**RECORDS SUPPLIED**:
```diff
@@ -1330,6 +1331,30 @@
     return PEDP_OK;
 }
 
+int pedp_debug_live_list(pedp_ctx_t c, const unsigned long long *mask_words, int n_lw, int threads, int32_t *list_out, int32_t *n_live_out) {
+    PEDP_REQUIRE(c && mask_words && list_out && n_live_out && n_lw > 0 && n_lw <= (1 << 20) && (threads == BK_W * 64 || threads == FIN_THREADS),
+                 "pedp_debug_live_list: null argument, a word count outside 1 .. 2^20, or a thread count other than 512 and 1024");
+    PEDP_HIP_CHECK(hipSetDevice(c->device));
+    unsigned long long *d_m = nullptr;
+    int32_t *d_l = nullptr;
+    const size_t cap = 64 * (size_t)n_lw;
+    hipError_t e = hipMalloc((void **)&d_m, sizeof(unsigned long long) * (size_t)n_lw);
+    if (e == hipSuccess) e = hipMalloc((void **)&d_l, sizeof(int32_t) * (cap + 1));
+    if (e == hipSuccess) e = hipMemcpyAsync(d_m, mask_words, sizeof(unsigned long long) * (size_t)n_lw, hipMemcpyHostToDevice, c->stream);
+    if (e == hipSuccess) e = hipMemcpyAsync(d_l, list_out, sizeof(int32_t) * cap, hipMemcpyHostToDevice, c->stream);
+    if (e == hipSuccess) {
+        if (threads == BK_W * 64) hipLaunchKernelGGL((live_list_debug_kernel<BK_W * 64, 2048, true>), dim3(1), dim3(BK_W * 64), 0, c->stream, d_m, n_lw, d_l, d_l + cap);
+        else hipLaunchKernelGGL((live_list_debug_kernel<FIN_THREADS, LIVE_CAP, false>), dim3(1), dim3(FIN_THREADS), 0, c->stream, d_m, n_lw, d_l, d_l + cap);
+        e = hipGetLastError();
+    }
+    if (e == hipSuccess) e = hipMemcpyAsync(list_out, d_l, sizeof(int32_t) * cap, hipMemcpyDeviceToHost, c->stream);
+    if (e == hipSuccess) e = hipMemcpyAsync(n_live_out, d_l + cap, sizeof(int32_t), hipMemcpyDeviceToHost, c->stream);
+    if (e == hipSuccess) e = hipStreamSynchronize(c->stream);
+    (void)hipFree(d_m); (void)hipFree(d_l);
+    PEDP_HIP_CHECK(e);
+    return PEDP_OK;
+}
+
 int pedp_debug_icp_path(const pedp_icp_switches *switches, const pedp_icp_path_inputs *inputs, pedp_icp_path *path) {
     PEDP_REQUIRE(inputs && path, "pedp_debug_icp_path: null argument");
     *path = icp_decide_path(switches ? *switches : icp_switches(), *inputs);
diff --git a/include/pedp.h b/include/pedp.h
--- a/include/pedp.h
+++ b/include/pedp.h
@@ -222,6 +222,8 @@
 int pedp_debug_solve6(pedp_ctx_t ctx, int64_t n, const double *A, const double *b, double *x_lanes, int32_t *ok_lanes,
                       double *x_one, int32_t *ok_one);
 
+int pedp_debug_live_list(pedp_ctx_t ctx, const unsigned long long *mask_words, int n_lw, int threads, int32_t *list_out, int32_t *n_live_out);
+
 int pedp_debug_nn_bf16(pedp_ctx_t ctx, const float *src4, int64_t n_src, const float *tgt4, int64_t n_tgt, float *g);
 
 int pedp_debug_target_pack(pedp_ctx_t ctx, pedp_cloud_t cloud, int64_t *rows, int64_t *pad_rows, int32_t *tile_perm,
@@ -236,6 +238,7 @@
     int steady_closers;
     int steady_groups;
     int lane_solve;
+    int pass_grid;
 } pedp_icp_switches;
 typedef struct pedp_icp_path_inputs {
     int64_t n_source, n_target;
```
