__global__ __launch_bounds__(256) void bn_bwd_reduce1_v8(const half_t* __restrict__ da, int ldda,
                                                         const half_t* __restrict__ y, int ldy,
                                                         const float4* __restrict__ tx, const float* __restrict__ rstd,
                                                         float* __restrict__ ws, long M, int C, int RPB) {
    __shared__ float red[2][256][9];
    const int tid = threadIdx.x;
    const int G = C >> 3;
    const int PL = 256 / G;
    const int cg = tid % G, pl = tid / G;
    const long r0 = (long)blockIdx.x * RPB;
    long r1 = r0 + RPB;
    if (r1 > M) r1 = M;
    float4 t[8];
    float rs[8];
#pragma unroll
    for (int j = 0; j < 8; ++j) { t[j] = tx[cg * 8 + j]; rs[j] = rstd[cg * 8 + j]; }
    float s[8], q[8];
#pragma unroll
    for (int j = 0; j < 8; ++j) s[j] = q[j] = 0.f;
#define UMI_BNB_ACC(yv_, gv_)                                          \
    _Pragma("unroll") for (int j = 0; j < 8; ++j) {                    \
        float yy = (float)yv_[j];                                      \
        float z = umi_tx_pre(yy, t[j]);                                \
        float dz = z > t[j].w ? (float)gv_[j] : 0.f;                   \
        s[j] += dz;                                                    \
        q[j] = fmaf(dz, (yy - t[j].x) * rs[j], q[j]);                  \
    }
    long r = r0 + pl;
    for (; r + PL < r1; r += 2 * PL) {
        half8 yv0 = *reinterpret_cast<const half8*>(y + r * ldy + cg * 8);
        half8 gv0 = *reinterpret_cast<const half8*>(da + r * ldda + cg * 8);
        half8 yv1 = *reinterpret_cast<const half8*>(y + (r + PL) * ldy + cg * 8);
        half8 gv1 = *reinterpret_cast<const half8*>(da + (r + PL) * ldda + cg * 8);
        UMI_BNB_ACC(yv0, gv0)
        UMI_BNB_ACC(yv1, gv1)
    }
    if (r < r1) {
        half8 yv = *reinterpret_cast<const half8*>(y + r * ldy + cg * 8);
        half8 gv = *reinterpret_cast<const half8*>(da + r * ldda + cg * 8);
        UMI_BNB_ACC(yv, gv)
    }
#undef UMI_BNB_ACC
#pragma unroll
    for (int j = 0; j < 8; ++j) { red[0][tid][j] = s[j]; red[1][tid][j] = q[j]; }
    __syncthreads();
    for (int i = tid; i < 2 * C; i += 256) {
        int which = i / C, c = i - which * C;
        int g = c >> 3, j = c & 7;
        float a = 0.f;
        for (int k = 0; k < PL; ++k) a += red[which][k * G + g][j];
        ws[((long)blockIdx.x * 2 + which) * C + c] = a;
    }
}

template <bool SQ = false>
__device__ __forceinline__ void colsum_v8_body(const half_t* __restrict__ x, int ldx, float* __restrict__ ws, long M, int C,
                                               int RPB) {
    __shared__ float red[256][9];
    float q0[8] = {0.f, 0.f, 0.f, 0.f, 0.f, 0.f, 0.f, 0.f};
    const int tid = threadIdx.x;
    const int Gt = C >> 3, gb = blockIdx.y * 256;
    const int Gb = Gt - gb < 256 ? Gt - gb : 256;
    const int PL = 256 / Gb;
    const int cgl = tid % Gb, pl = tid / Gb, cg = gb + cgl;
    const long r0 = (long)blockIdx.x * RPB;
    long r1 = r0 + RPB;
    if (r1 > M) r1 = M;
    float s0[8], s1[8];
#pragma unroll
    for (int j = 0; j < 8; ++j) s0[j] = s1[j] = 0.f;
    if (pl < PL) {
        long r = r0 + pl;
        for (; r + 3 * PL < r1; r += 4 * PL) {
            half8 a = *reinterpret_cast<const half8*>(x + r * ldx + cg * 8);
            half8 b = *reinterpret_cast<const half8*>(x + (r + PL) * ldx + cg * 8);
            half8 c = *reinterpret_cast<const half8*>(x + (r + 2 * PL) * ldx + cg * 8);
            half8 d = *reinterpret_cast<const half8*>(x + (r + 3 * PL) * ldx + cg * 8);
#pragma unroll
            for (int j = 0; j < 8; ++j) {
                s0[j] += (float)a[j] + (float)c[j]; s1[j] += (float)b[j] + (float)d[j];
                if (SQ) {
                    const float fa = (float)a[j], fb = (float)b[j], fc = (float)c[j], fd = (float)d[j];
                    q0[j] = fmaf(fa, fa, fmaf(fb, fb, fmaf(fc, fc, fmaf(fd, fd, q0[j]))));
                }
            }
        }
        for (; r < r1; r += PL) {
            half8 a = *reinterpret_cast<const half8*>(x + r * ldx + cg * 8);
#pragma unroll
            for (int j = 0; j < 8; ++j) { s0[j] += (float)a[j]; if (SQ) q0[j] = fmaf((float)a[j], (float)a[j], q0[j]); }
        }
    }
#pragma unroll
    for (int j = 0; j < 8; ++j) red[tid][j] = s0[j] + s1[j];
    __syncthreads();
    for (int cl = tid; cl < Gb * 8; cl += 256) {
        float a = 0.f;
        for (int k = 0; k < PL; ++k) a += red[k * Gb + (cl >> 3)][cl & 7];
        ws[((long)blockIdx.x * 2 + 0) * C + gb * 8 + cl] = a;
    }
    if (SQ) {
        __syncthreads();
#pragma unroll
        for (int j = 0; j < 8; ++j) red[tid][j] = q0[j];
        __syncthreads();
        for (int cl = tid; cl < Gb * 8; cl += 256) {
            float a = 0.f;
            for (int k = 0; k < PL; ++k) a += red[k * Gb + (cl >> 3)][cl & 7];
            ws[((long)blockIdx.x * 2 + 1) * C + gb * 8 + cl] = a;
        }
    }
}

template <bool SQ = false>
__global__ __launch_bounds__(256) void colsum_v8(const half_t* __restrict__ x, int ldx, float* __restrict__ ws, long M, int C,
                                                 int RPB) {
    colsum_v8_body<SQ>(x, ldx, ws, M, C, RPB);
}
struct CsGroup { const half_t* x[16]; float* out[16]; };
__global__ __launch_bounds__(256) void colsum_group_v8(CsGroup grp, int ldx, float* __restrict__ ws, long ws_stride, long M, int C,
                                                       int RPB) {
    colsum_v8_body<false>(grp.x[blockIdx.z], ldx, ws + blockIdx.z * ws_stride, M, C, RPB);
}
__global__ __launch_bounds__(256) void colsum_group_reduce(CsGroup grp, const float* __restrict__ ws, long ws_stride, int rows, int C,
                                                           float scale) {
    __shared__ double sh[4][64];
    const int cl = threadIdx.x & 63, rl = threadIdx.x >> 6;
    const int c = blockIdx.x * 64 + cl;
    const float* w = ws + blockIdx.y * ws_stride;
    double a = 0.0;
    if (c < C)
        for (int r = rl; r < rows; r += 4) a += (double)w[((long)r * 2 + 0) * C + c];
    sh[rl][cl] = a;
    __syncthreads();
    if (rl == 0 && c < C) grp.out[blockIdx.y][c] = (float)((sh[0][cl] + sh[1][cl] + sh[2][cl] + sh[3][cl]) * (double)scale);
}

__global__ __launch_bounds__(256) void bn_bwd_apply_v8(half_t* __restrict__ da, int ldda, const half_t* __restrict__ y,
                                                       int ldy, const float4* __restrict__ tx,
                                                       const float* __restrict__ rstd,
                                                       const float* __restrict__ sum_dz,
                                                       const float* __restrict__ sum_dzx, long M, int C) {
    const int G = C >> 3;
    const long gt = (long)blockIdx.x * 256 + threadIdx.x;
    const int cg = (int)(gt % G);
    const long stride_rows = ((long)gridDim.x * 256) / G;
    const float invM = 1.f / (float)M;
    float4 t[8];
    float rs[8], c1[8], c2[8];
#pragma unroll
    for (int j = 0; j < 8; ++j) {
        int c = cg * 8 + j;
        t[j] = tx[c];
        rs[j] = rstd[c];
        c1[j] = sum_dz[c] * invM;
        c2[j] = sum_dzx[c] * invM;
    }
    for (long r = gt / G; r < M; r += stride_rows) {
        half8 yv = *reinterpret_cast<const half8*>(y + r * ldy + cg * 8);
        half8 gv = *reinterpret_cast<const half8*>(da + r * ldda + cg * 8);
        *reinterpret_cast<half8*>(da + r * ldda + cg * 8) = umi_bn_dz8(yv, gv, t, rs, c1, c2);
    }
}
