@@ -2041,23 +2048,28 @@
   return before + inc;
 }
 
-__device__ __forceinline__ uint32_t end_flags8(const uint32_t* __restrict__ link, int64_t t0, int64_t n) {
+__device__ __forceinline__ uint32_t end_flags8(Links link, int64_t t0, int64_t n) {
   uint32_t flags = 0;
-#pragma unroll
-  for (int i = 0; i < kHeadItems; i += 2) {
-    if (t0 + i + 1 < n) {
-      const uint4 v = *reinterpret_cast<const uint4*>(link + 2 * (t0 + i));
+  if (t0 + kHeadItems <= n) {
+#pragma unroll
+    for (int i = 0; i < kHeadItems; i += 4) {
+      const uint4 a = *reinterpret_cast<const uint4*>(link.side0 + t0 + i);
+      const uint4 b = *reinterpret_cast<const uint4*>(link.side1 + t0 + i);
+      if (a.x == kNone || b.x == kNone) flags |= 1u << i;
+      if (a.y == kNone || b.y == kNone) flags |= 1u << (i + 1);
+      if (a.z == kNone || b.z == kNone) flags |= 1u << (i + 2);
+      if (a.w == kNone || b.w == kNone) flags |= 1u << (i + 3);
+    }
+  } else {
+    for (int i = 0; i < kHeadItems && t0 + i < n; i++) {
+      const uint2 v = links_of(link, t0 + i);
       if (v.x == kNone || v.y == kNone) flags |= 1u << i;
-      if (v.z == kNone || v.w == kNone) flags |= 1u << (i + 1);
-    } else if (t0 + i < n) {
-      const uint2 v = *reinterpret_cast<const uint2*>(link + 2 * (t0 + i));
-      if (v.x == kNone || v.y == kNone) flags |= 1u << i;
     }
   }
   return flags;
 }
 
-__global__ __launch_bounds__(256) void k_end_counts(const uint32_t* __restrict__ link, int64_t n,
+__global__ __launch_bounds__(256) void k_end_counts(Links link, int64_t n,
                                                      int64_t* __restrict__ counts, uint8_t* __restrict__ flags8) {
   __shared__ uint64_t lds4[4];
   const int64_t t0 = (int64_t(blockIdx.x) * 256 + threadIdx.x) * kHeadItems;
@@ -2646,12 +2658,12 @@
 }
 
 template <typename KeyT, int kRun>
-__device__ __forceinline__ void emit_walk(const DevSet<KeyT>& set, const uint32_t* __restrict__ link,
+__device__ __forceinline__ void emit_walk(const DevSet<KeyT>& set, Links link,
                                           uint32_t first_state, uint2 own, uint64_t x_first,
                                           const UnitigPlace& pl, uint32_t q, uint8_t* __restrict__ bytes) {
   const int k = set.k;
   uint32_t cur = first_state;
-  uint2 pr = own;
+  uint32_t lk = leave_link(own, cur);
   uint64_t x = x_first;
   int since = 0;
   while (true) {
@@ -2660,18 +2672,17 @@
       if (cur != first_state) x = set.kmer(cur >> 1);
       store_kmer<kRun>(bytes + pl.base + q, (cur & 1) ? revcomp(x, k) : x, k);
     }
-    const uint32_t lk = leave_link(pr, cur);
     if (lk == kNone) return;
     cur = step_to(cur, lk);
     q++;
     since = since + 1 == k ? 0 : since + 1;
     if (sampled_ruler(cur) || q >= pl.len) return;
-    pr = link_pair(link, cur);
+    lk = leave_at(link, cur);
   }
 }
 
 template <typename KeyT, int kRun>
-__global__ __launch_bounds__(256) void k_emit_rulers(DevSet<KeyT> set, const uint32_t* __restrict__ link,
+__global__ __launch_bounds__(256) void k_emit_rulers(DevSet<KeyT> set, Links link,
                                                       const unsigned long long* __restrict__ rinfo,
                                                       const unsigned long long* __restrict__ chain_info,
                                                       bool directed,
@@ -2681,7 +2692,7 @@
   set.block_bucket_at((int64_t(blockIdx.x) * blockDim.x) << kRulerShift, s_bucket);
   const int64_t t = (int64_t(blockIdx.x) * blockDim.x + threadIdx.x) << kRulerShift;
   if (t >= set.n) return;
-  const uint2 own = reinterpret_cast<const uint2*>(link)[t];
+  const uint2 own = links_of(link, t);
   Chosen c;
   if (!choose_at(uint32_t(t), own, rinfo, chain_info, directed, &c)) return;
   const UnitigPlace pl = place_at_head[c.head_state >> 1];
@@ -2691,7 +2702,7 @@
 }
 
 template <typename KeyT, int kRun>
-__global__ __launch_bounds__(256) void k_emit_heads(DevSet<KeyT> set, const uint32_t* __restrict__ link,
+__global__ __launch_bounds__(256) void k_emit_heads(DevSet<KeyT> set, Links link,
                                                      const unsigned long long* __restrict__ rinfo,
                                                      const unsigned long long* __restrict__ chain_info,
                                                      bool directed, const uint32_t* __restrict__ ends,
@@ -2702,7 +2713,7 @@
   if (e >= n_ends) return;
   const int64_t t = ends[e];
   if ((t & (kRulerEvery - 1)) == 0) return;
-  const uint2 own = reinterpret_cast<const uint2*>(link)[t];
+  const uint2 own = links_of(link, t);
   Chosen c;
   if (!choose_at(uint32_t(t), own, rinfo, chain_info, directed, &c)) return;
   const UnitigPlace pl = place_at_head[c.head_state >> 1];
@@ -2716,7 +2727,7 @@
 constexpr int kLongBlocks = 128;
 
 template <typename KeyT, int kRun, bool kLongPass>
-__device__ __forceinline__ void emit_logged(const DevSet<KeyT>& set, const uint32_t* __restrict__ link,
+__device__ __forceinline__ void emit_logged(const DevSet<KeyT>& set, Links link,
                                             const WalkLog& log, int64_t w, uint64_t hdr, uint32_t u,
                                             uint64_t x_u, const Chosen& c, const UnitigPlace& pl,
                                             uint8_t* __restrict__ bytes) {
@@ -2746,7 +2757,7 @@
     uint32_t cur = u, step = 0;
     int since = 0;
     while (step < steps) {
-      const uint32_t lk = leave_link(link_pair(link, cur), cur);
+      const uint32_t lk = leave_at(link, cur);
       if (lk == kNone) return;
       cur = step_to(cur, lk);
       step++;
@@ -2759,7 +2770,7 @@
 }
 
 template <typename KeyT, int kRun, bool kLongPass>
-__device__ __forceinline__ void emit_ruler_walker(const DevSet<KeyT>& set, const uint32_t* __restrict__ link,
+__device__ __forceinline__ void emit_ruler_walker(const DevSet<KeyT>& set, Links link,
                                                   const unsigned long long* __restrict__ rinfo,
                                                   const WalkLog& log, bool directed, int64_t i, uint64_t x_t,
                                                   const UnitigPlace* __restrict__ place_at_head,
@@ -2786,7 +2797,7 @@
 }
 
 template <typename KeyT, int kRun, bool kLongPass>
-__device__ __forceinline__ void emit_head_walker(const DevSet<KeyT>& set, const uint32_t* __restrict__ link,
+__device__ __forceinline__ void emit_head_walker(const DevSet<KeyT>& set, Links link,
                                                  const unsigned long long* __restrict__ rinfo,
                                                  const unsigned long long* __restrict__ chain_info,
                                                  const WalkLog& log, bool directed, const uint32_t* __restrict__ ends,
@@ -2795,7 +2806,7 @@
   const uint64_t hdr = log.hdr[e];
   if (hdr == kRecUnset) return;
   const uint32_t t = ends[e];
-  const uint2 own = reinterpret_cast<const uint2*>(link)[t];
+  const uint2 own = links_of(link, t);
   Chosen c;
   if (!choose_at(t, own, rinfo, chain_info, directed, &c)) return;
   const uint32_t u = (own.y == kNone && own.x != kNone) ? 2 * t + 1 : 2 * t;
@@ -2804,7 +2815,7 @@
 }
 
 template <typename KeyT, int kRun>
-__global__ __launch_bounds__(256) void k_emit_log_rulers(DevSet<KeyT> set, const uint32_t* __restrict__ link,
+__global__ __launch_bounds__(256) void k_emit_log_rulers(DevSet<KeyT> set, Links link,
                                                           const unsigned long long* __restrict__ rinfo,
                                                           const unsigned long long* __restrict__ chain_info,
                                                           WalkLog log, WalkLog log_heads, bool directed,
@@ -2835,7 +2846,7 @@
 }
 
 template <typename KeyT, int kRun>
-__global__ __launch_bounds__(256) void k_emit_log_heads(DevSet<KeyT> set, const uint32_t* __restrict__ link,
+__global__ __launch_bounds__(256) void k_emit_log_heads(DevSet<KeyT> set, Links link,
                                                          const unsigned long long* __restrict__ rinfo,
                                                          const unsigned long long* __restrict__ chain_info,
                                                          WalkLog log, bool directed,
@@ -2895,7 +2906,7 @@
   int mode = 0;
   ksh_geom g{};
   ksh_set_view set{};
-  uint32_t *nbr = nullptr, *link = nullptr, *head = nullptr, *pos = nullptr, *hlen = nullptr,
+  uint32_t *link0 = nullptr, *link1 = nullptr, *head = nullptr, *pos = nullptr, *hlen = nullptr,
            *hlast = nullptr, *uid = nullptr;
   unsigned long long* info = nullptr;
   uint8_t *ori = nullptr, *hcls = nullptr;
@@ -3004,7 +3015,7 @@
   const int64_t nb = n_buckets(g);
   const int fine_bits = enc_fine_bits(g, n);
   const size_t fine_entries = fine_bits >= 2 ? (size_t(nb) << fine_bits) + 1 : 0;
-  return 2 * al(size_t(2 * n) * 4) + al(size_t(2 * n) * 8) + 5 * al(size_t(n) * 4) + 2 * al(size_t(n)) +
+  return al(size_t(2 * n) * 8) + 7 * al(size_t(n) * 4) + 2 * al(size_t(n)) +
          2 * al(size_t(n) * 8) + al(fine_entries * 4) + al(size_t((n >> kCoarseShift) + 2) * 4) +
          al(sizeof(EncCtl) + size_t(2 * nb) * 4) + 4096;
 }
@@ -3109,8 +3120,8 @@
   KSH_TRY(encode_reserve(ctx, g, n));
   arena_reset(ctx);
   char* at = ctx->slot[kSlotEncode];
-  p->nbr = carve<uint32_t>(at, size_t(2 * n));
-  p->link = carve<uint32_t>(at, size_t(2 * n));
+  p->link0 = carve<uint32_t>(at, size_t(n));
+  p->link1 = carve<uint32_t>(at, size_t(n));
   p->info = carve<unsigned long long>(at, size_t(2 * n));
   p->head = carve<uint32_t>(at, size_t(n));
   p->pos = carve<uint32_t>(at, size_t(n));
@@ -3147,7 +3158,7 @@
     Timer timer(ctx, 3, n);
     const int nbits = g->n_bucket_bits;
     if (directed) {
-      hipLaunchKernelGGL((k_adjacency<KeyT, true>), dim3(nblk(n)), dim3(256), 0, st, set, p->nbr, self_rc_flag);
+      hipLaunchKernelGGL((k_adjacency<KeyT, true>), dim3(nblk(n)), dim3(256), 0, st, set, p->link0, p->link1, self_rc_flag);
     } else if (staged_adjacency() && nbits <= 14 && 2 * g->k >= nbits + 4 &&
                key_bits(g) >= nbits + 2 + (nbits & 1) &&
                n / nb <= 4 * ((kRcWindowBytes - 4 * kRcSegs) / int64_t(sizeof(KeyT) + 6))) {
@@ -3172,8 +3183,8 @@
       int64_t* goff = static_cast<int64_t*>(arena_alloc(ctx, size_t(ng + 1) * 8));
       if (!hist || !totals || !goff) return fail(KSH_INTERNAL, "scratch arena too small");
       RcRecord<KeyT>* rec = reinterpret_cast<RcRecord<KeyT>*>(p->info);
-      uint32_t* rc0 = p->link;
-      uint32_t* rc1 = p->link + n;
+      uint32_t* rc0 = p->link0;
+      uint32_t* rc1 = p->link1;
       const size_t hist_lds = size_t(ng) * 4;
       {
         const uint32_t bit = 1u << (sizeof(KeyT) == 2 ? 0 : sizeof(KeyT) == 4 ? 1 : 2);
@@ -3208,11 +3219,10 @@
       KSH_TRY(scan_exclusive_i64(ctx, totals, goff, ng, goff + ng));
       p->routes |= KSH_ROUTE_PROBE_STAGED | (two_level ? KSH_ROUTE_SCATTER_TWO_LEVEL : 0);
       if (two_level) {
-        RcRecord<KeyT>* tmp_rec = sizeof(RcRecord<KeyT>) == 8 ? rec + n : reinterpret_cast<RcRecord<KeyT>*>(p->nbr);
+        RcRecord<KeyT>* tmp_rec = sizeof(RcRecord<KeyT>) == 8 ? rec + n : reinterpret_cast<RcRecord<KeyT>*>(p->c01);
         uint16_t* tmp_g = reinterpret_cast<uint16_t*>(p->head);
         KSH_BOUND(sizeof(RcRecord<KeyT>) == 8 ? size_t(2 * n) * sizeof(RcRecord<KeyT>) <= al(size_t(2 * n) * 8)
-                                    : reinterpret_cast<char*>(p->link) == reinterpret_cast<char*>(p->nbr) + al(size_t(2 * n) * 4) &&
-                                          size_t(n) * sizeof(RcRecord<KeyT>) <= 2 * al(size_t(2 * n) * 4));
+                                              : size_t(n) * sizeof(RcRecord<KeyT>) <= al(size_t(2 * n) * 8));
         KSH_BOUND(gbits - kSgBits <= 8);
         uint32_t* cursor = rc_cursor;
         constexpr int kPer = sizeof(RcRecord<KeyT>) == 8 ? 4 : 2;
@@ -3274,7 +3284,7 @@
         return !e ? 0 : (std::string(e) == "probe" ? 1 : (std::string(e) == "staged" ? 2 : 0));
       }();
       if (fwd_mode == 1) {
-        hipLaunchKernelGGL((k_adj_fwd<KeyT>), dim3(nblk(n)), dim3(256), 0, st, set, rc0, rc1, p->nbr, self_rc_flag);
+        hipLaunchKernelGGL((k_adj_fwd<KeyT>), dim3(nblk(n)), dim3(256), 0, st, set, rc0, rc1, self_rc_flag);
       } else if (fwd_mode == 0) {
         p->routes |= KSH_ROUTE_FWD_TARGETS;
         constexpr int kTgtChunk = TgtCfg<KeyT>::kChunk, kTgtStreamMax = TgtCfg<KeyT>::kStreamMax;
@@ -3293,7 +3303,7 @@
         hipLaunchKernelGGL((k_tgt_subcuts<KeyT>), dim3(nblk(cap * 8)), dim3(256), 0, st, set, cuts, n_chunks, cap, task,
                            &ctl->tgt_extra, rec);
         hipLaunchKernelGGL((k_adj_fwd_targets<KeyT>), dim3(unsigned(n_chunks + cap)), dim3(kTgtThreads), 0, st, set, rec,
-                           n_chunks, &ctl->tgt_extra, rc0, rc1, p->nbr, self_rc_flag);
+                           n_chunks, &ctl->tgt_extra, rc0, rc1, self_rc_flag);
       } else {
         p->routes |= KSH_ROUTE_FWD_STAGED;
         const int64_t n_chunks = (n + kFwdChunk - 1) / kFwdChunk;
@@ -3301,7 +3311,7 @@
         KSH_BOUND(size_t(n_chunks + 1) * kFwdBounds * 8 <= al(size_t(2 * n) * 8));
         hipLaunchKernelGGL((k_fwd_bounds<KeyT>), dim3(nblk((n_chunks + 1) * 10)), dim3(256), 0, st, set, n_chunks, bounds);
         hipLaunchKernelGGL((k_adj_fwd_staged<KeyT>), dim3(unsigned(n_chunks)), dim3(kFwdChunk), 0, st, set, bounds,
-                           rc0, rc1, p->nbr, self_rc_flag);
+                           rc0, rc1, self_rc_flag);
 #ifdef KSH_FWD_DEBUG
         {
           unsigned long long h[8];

**PROBLEM TO WORK ON**: From the data above, output exactly the lines between the one containing "uint8_t *ori = nullptr, *hcls = nullptr;" and the one containing "const size_t hist_lds", counting both of them.

**COMPLETED TASK**:
   uint8_t *ori = nullptr, *hcls = nullptr;
@@ -3004,7 +3015,7 @@
   const int64_t nb = n_buckets(g);
   const int fine_bits = enc_fine_bits(g, n);
   const size_t fine_entries = fine_bits >= 2 ? (size_t(nb) << fine_bits) + 1 : 0;
-  return 2 * al(size_t(2 * n) * 4) + al(size_t(2 * n) * 8) + 5 * al(size_t(n) * 4) + 2 * al(size_t(n)) +
+  return al(size_t(2 * n) * 8) + 7 * al(size_t(n) * 4) + 2 * al(size_t(n)) +
          2 * al(size_t(n) * 8) + al(fine_entries * 4) + al(size_t((n >> kCoarseShift) + 2) * 4) +
          al(sizeof(EncCtl) + size_t(2 * nb) * 4) + 4096;
 }
@@ -3109,8 +3120,8 @@
   KSH_TRY(encode_reserve(ctx, g, n));
   arena_reset(ctx);
   char* at = ctx->slot[kSlotEncode];
-  p->nbr = carve<uint32_t>(at, size_t(2 * n));
-  p->link = carve<uint32_t>(at, size_t(2 * n));
+  p->link0 = carve<uint32_t>(at, size_t(n));
+  p->link1 = carve<uint32_t>(at, size_t(n));
   p->info = carve<unsigned long long>(at, size_t(2 * n));
   p->head = carve<uint32_t>(at, size_t(n));
   p->pos = carve<uint32_t>(at, size_t(n));
@@ -3147,7 +3158,7 @@
     Timer timer(ctx, 3, n);
     const int nbits = g->n_bucket_bits;
     if (directed) {
-      hipLaunchKernelGGL((k_adjacency<KeyT, true>), dim3(nblk(n)), dim3(256), 0, st, set, p->nbr, self_rc_flag);
+      hipLaunchKernelGGL((k_adjacency<KeyT, true>), dim3(nblk(n)), dim3(256), 0, st, set, p->link0, p->link1, self_rc_flag);
     } else if (staged_adjacency() && nbits <= 14 && 2 * g->k >= nbits + 4 &&
                key_bits(g) >= nbits + 2 + (nbits & 1) &&
                n / nb <= 4 * ((kRcWindowBytes - 4 * kRcSegs) / int64_t(sizeof(KeyT) + 6))) {
@@ -3172,8 +3183,8 @@
       int64_t* goff = static_cast<int64_t*>(arena_alloc(ctx, size_t(ng + 1) * 8));
       if (!hist || !totals || !goff) return fail(KSH_INTERNAL, "scratch arena too small");
       RcRecord<KeyT>* rec = reinterpret_cast<RcRecord<KeyT>*>(p->info);
-      uint32_t* rc0 = p->link;
-      uint32_t* rc1 = p->link + n;
+      uint32_t* rc0 = p->link0;
+      uint32_t* rc1 = p->link1;
       const size_t hist_lds = size_t(ng) * 4;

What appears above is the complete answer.